There are a limited number of mutant slayers available, shown in a line at the bottom of the screen next to the little cross symbols that represent the player's remaining lives. They pop into the screen as little purple Q-Bert shaped dudes, and the player must use their laser barriers to herd the little spazzes into one of the four spawn holes near the corner - while still keeping the mutants from the center powerhouse. This is the real challenge - herding mutants away from the powerhouse while herding slayers into the holes to start the second stage.
With the limited count of slayers the player must take care not to herd them off of the screen with the rest of the riff-raff, and pressing the button as the barrier makes contact with the slayer allows only the slayer to pass through, giving the player some level of control in directing the slayers into holes. It seems that every time the player pulls this off, finishes the second stage, and returns to the first stage, the powerhouse is reset to cleared and any mutants clinging to it when one entered the hole are gone.
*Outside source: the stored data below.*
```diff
@@ -47,15 +86,46 @@
     return bn.weight.dtype == torch.float32
 
 
+def _bn_args(bn):
+    return (bn.weight, bn.bias, bn.running_mean, bn.running_var, bn.momentum,
+            bn.eps)
+
+
 def bn_act(bn: torch.nn.BatchNorm2d, x: torch.Tensor,
-           identity: torch.Tensor = None, relu: bool = True) -> torch.Tensor:
+           identity: torch.Tensor = None, relu: bool = True,
+           identity_bn: torch.nn.BatchNorm2d = None) -> torch.Tensor:
+    if identity_bn is not None:
+        if _native(bn, x, identity) and _native(identity_bn, identity, x):
+            bn.num_batches_tracked.add_(1)
+            identity_bn.num_batches_tracked.add_(1)
+            return _BnActJoin.apply(x, identity, *_bn_args(bn),
+                                    *_bn_args(identity_bn), relu)
+        out = bn(x) + identity_bn(identity)
+        return F.relu(out, inplace=True) if relu else out
     if _native(bn, x, identity):
         bn.num_batches_tracked.add_(1)
-        return _BnAct.apply(x, identity, bn.weight, bn.bias, bn.running_mean,
-                            bn.running_var, bn.momentum, bn.eps, relu)
+        return _BnAct.apply(x, identity, *_bn_args(bn), relu)
     out = bn(x)
     if identity is not None:
         out = out + identity
     if relu:
         out = F.relu(out, inplace=True)
     return out
+
+
+def _pool_is_3x3_s2_p1(pool) -> bool:
+    def pair(v):
+        return tuple(v) if isinstance(v, (tuple, list)) else (v, v)
+
+    return (type(pool) is torch.nn.MaxPool2d
+            and pair(pool.kernel_size) == (3, 3) and pair(pool.stride) == (2, 2)
+            and pair(pool.padding) == (1, 1) and pair(pool.dilation) == (1, 1)
+            and not pool.ceil_mode and not pool.return_indices)
+
+
+def bn_act_pool(bn: torch.nn.BatchNorm2d, x: torch.Tensor,
+                pool: torch.nn.Module) -> torch.Tensor:
+    if _pool_is_3x3_s2_p1(pool) and _native(bn, x, None):
+        bn.num_batches_tracked.add_(1)
+        return _BnActPool.apply(x, *_bn_args(bn))
+    return pool(bn_act(bn, x))
```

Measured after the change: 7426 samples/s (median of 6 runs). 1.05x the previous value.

The second stage is down in the hole, where the player no longer controls laser barriers, but rather the mutant slayer itself. This is a 2D platform level, with the player starting at the top and the Queen guarding her eggs at the bottom. A ladder runs down along the left side, and from the right side, rocks come tumbling out across the platforms, falling straight down when they reach the ladder. The player must descend the ladder, avoiding the rocks, run to the eggs and press the button to drop a bomb, and quickly dodge the rocks again to climb the ladder back to the top and reach the detonator to set off the bomb.
This is all of course under a time limit and the queen can reach and disarm the bomb if the player does not return to the detonator fast enough. If that happens, the player must go back down and reset the bomb and try again. The manual said the queen can also eat the player but I did not stick around to find out if that was true. Setting off the bomb destroys five out of fifteen eggs and returns the player back to the first stage, with the hole sometimes closing behind the player and no longer being accessable for future mutant slayer infiltration.
Back on the first stage, the goal remains the same - herd them away, herd your slayers to holes - but the laser barrier is "weakened" meaning it now has gaps in it and moves slower. Rinse and repeat with the player's slayers herding down the holes, blowing up five more eggs, and repeating until just the queen is down there. To kill the queen, the bomb must be placed at the far right side and detonated only when she is above it. She patrols back and forth across the bottom, I should have mentioned earlier.
Successfully blowing up the queen starts the game over with a larger center powerhouse to protect and even more mayhem on-screen. I imagine how hard it gets after that, as I failed quickly at that stage. The joystick controls are pretty tight and precise, but can be unforgiving in the second stage climbing parts.
Mutant Herd is a completely refreshing, original title whose action is frantic but fair, with mutliple stages that really showcase how game designers during that time had a blank check to create the kind of games they themselves wanted to play. Finding a game like this, that I had never heard of, with gameplay like that, is a huge part of the reason why I reacquired a Commodore VIC 20.
Being pleasantly suprised by computer games over forty years old is really satisfying, and these three for the Commodore VIC 20 all provided plenty of surprises.